Pourquoi diable Greta Gerwig, icône du jeune ciné indé américain de la Côte Est, est-elle allée signer une énième adaptation de ce roman hors d’âge ? Quel sous-texte féministe pensait-elle pouvoir en exhumer ?

Bien sûr, si on a gardé la nostalgie de ses lectures d’enfance, si on a plusieurs sœurs auxquelles nous unissent des liens d’indéfectible amour, si on aime les films en costumes et les happy endings, on se laissera emporter par le romantisme hors d’âge de ce film. Cela fera, me dira-t-on, beaucoup de monde – auxquels on peut ajouter ceux qui se laisseront séduire par la fougue garçonne de Saoirse (prononcer Seer-sha) Ronan, le nez mutin et les robes éblouissantes de Florence Pugh (prononcer Piou).

Mais les autres bâilleront d’ennui devant cette chronique feuilletonesque que Greta Gerwig essaie de dynamiser sinon dynamiter avec une alternance de flash-back et de flash-forward, désespérément privée de sexe et de sensualité (les jeunes filles en fleurs ne ressentent-elles aucun désir ?), où tous les rêves d’indépendance des héroïnes se fracassent inéluctablement sur des mariages tristement conventionnels.

La bande-annonce

First Love, le dernier yakuza ★★☆☆

Leo, un boxeur auquel on vient de diagnostiquer un glioblastome foudroyant, et Monika, une toxicomane réduite en esclavage sexuel pour rembourser les dettes de jeu d’un père incestueux, n’étaient pas destinés à se rencontrer. Une arnaque improbable, imaginée par un escroc minable, avec la complicité d’un flic ripou, les rapprochera pourtant. Leo et Monika se trouvent à leurs corps défendants plongés dans une guerre de gangs entre un mafieux chinois manchot, un yakuza récemment libéré de prison… et une veuve assoiffée de vengeance.

Takashi Miike aurait, dit-on, réalisé déjà plus de cent films. Seule une minorité est sortie en France, qui ne permet guère qu’une vision partielle de l’oeuvre de ce réalisateur prolifique. J’ai gardé un souvenir vif de l’ambiance sado-masochiste de Audition, au début des années 2000, interdit aux moins de seize ans.

First Love sort en France sous un titre particulièrement niaiseux. Qui attendrait une romance adolescente serait immanquablement déçu. Qui escompte au contraire une série B tarantinesque, choc et pop, en aura pour son argent.

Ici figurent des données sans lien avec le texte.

template <int BM, int BN, int LG, bool ST = false>
__global__ __launch_bounds__(12 * 64, 3) void conv_halo_kernel(const GemmP p) {
  constexpr int BK = 64, NCW = 8, WMW = 4, WNW = 2;
  constexpr unsigned SENT = 0x80000000u;
  constexpr int WTM = BM / WMW, WTN = BN / WNW;
  constexpr int MT = WTM / 16, NT = WTN / 16;
  constexpr int WID = 4 * NT;
  constexpr int LB = BN / 32;
  constexpr int WSLOT = BN * BK;
  constexpr int TW = 1 << LG, TH = BM >> LG;
  constexpr int PITCH = (TW + 2 + 7) & ~7;
  constexpr int GPR = PITCH / 8;
  constexpr int NG = (TH + 2) * GPR;
  constexpr int HALO = NG * 8 * BK;
  constexpr int HL = 2;
  constexpr int HSLOTS = 7 * HL;
  static_assert(TH * TW == BM && TW >= 16 && (NG + 3) / 4 <= HSLOTS, "tile geometry");
  static_assert((2 * HALO + 3 * WSLOT) * 2 <= 160 * 1024, "LDS");
  extern __shared__ __attribute__((aligned(16))) f16 smem[];
  f16* halo = smem;
  f16* ring = smem + 2 * HALO;

  const int tid = threadIdx.x, lane = tid & 63;
  const int wave = __builtin_amdgcn_readfirstlane(tid >> 6);
  const bool producer = wave >= NCW;
  const int ntn = (p.N + BN - 1) / BN, ntm = p.M / BM;
  const int ntiles = ntm * ntn;
  const int Cin = p.C0 + p.C1, nchunks = Cin / BK, nk = nchunks * 9;
  const int txn = p.Wo >> LG, tpf = (p.Ho / TH) * txn;

  const int nwg = gridDim.x, w = blockIdx.x;
  const TileWalk tw = tile_walk(p.flags, ntiles, nwg, w);
  const int my_tiles = tw.count;
  const int total_it = my_tiles * nk;

  auto tile_origin = [&](int tile, int& t, int& y0, int& x0, int& n0) {
    int tm, tn; tile_coord_p(p, tile, ntm, ntn, tm, tn);
    const int tmg = tm + p.m_off / BM;
    t = tmg / tpf;
    const int rem = tmg - t * tpf;
    const int tyi = rem / txn, txi = rem - tyi * txn;
    y0 = tyi * TH; x0 = txi * TW; n0 = tn * BN;
  };

  if (producer) {
    const int pw = wave - NCW;
    const int pc = lane & 7, lrow = lane >> 3;
    const int lc16_0 = (pc ^ ((0 + (lrow >> 1)) & 7)) * 16, lc16_1 = (pc ^ ((4 + (lrow >> 1)) & 7)) * 16;
    const int lc16_h = (pc ^ (((lrow >> 1) & 3) * 2)) * 16;
    const __amdgpu_buffer_rsrc_t rA0 = __builtin_amdgcn_make_buffer_rsrc((void*)p.A0, 0, (int)SENT, 0x00020000);
    const __amdgpu_buffer_rsrc_t rA1 = __builtin_amdgcn_make_buffer_rsrc((void*)(p.A1 ? p.A1 : p.A0), 0, (int)SENT, 0x00020000);
    const __amdgpu_buffer_rsrc_t rW = __builtin_amdgcn_make_buffer_rsrc((void*)p.W, 0, (int)SENT, 0x00020000);
    constexpr int ngw_max = (NG + 3) / 4;
    const int ngw = (NG - pw + 3) >> 2;
    int h_pix[HSLOTS];
    auto halo_setup = [&](int tile) {
      int t, y0, x0, n0; tile_origin(tile, t, y0, x0, n0);
#pragma unroll
      for (int k = 0; k < ngw_max; ++k) {
        const int grp = pw + 4 * k;
        const int hy = grp / GPR, hx = (grp - hy * GPR) * 8 + lrow;
        const int y = y0 - 1 + hy, x = x0 - 1 + hx;
        const bool ok = grp < NG && hx < TW + 2 && y >= 0 && y < p.Hi && x >= 0 && x < p.Wi;
        h_pix[k] = ok ? (t * p.Hi + y) * p.Wi + x : -1;
      }
    };
    auto halo_issue = [&](int k, int chunk, int hb) {
      const int cb = chunk * BK;
      const bool src0 = cb < p.C0;
      const int Cs2 = (src0 ? p.C0 : p.C1) * 2;
      const int soff = (src0 ? cb : cb - p.C0) * 2;
      const unsigned voff = h_pix[k] >= 0 ? (unsigned)h_pix[k] * (unsigned)Cs2 + (unsigned)lc16_h : SENT;
      __builtin_amdgcn_raw_ptr_buffer_load_lds(src0 ? rA0 : rA1, (lptr_t)(halo + hb * HALO + (pw + 4 * k) * 8 * BK), 16, (int)voff, soff, 0, 0);
    };
    unsigned b_off[LB];
    int ld_ti = 0, ld_ks = 0, ld_slot = 0;
    int ld_gc = 0;
    int h_tile = -1;
    auto issue = [&]() -> int {
      if (ld_ks == 0) {
        int t, y0, x0, n0; tile_origin(tw.first + ld_ti * tw.step, t, y0, x0, n0);
#pragma unroll
        for (int l = 0; l < LB; ++l) {
          const int rg = pw * LB + l;
          const int lr = rg * 8 + lrow;
          const int part = lr / WTN, rem = lr % WTN;
          const int jj = rem >> 4, i = rem & 15;
          const int n = n0 + part * WTN + (i >> 2) * WID + jj * 4 + (i & 3);
          b_off[l] = n < p.N ? (unsigned)n * (unsigned)(p.ldw * 2) + ((rg & 1) ? lc16_1 : lc16_0) : SENT;
        }
      }
      f16* Bs = ring + ld_slot * WSLOT;
      const int kt2 = ld_ks * BK * 2;
#pragma unroll
      for (int l = 0; l < LB; ++l)
        __builtin_amdgcn_raw_ptr_buffer_load_lds(rW, (lptr_t)(Bs + (pw * LB + l) * 8 * BK), 16, (int)b_off[l], kt2, 0, 0);
      int nh = 0;
      const int chunk = ld_ks / 9, sp = ld_ks - chunk * 9;
      if (sp >= 2) {
        int tchunk = chunk + 1, ttile = ld_ti;
        if (tchunk == nchunks) { tchunk = 0; ++ttile; }
        if (ttile < my_tiles) {
          if (ttile != h_tile) { halo_setup(tw.first + ttile * tw.step); h_tile = ttile; }
#pragma unroll
          for (int u = 0; u < HL; ++u) {
            const int k = (sp - 2) * HL + u;
            if (k < ngw) {
#pragma unroll
              for (int kk = 0; kk < ngw_max; ++kk) if (kk == k) halo_issue(kk, tchunk, (ld_gc + 1) & 1);
              ++nh;
            }
          }
        }
      }
      if (++ld_ks == nk) { ld_ks = 0; ++ld_ti; }
      if (ld_ks % 9 == 0) ++ld_gc;
      if (++ld_slot == 3) ld_slot = 0;
      return nh;
    };
    if (total_it > 0) {
      halo_setup(tw.first); h_tile = 0;
#pragma unroll
      for (int k = 0; k < ngw_max; ++k) if (k < ngw) halo_issue(k, 0, 0);
      issue();
    }
    if (total_it > 1) issue();
    if (total_it > 1) asm volatile("s_waitcnt vmcnt(%0)" ::"n"(LB) : "memory");
    else asm volatile("s_waitcnt vmcnt(0)" ::: "memory");
    __builtin_amdgcn_s_barrier();
    for (int fi = 0; fi < total_it; ++fi) {
      if (fi + 2 < total_it) {
        const int nh = issue();
        if (nh == 2) asm volatile("s_waitcnt vmcnt(%0)" ::"n"(LB + 2) : "memory");
        else if (nh == 1) asm volatile("s_waitcnt vmcnt(%0)" ::"n"(LB + 1) : "memory");
        else asm volatile("s_waitcnt vmcnt(%0)" ::"n"(LB) : "memory");
      } else {
        asm volatile("s_waitcnt vmcnt(0)" ::: "memory");
      }
      __builtin_amdgcn_s_barrier();
    }
    return;
  }

  const int wm = wave / WNW, wn = wave % WNW;
  f32x4 acc[MT][NT];
#pragma unroll
  for (int i = 0; i < MT; ++i)
#pragma unroll
    for (int j = 0; j < NT; ++j) acc[i][j] = (f32x4){0.f, 0.f, 0.f, 0.f};
  const int l15 = lane & 15, g = lane >> 4;
  const int sw = swz<BK>(l15);
  const int r0 = wm * WTM;
  const int hpb = (r0 >> LG) * PITCH + (r0 & (TW - 1)) + l15;
  auto DI = [](int i) constexpr { return TW >= 64 ? i * 16 : TW == 32 ? (i >> 1) * PITCH + (i & 1) * 16 : i * PITCH; };
  static_assert(TW >= 64 || (TW == 32 && WTM % 32 == 0) || TW == 16, "row-block offsets");
  int a_pre[3][2], b_pre[2];
#pragma unroll
  for (int dx = 0; dx < 3; ++dx)
#pragma unroll
    for (int kk = 0; kk < 2; ++kk) {
      const int hp = hpb + dx;
      a_pre[dx][kk] = (hp * BK + (((kk * 4 + g) ^ (((hp >> 1) & 3) * 2)) * 8)) * 2;
    }
#pragma unroll
  for (int kk = 0; kk < 2; ++kk) b_pre[kk] = ((wn * WTN + l15) * BK + (((kk * 4 + g) ^ sw) * 8)) * 2;
  const char* ringb = (const char*)ring;
  int cp_ti = 0, cp_gc = 0;
  __builtin_amdgcn_s_barrier();
  asm volatile("" ::: "memory");
  const char* Hb = nullptr;
  int ti = 0;
  bool last_chunk = false;
  const bool lean = !ST && BN != 160 && tile_epilogue_lean_ok(p, WTN, true) && !(p.tune_knobs & 8388608);
  auto step = [&](auto TAP) {
    constexpr int tap = decltype(TAP)::value;
    constexpr int dy = tap / 3, dx = tap - dy * 3;
    constexpr int slot = tap % 3;
    {
      f16x8 af[2][MT], bf[2][NT];
#pragma unroll
      for (int kk = 0; kk < 2; ++kk) {
#pragma unroll
        for (int j = 0; j < NT; ++j) bf[kk][j] = *(const f16x8*)(ringb + b_pre[kk] + (slot * WSLOT + j * 16 * BK) * 2);
#pragma unroll
        for (int i = 0; i < MT; ++i) af[kk][i] = *(const f16x8*)(Hb + a_pre[dx][kk] + (dy * PITCH + DI(i)) * BK * 2);
      }
#pragma unroll
      for (int kk = 0; kk < 2; ++kk)
#pragma unroll
        for (int i = 0; i < MT; ++i)
#pragma unroll
          for (int j = 0; j < NT; ++j)
            acc[i][j] = __builtin_amdgcn_mfma_f32_16x16x32_f16(bf[kk][j], af[kk][i], acc[i][j], 0, 0, 0);
      constexpr int R = MT + NT, Q = MT * NT;
      __builtin_amdgcn_sched_group_barrier(0x100, R, 0);
#pragma unroll
      for (int r = 0; r < R; ++r) {
        __builtin_amdgcn_sched_group_barrier(0x008, Q / R, 0);
        __builtin_amdgcn_sched_group_barrier(0x100, 1, 0);
      }
      __builtin_amdgcn_sched_group_barrier(0x008, Q - R * (Q / R), 0);
      __builtin_amdgcn_sched_group_barrier(0x008, Q, 0);
    }
    asm volatile("s_waitcnt lgkmcnt(0)" ::: "memory");
    __builtin_amdgcn_s_barrier();
    asm volatile("" ::: "memory");
    if (tap == 8 && last_chunk) {
      int t, y0, x0, n0; tile_origin(tw.first + ti * tw.step, t, y0, x0, n0);
      const int m0 = (t * p.Ho + y0) * p.Wo + x0 - p.m_off;
      if constexpr (ST) tile_epilogue_stats<MT, NT, WTM, WTN>(p, acc, m0, n0, wm, wn, lane, (t * tpf + (y0 / TH) * txn + (x0 >> LG)) * (BM / WTM) + wm);
      else if constexpr (BN != 160) { if (lean) tile_epilogue_lean<MT, NT, WTM, WTN, false, true>(p, acc, m0, n0, wm, wn, lane, 0, nullptr); else tile_epilogue<MT, NT, WTM, WTN>(p, acc, m0, n0, wm, wn, lane, 0); }
      else tile_epilogue<MT, NT, WTM, WTN>(p, acc, m0, n0, wm, wn, lane, 0);
    }
  };
  for (ti = 0; ti < my_tiles; ++ti) {
    for (int c = 0; c < nchunks; ++c, ++cp_gc) {
      Hb = (const char*)(halo + (cp_gc & 1) * HALO);
      last_chunk = c == nchunks - 1;
      step(std::integral_constant<int, 0>{}); step(std::integral_constant<int, 1>{}); step(std::integral_constant<int, 2>{});
      step(std::integral_constant<int, 3>{}); step(std::integral_constant<int, 4>{}); step(std::integral_constant<int, 5>{});
      step(std::integral_constant<int, 6>{}); step(std::integral_constant<int, 7>{}); step(std::integral_constant<int, 8>{});
    }
  }
  (void)cp_ti;
}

Car First Love ne nous fait pas prendre des vessies pour des lanternes. Un scénario passablement alambiqué, qu’on peine à comprendre pendant le premier quart d’heure mais qui se remet gentiment sur les rails, nous offre le lot promis de violence décomplexée, de gun fights et d’éclairs de sabres.
Tout cela ne va pas très loin. Mais ne boudons pas ce plaisir régressif.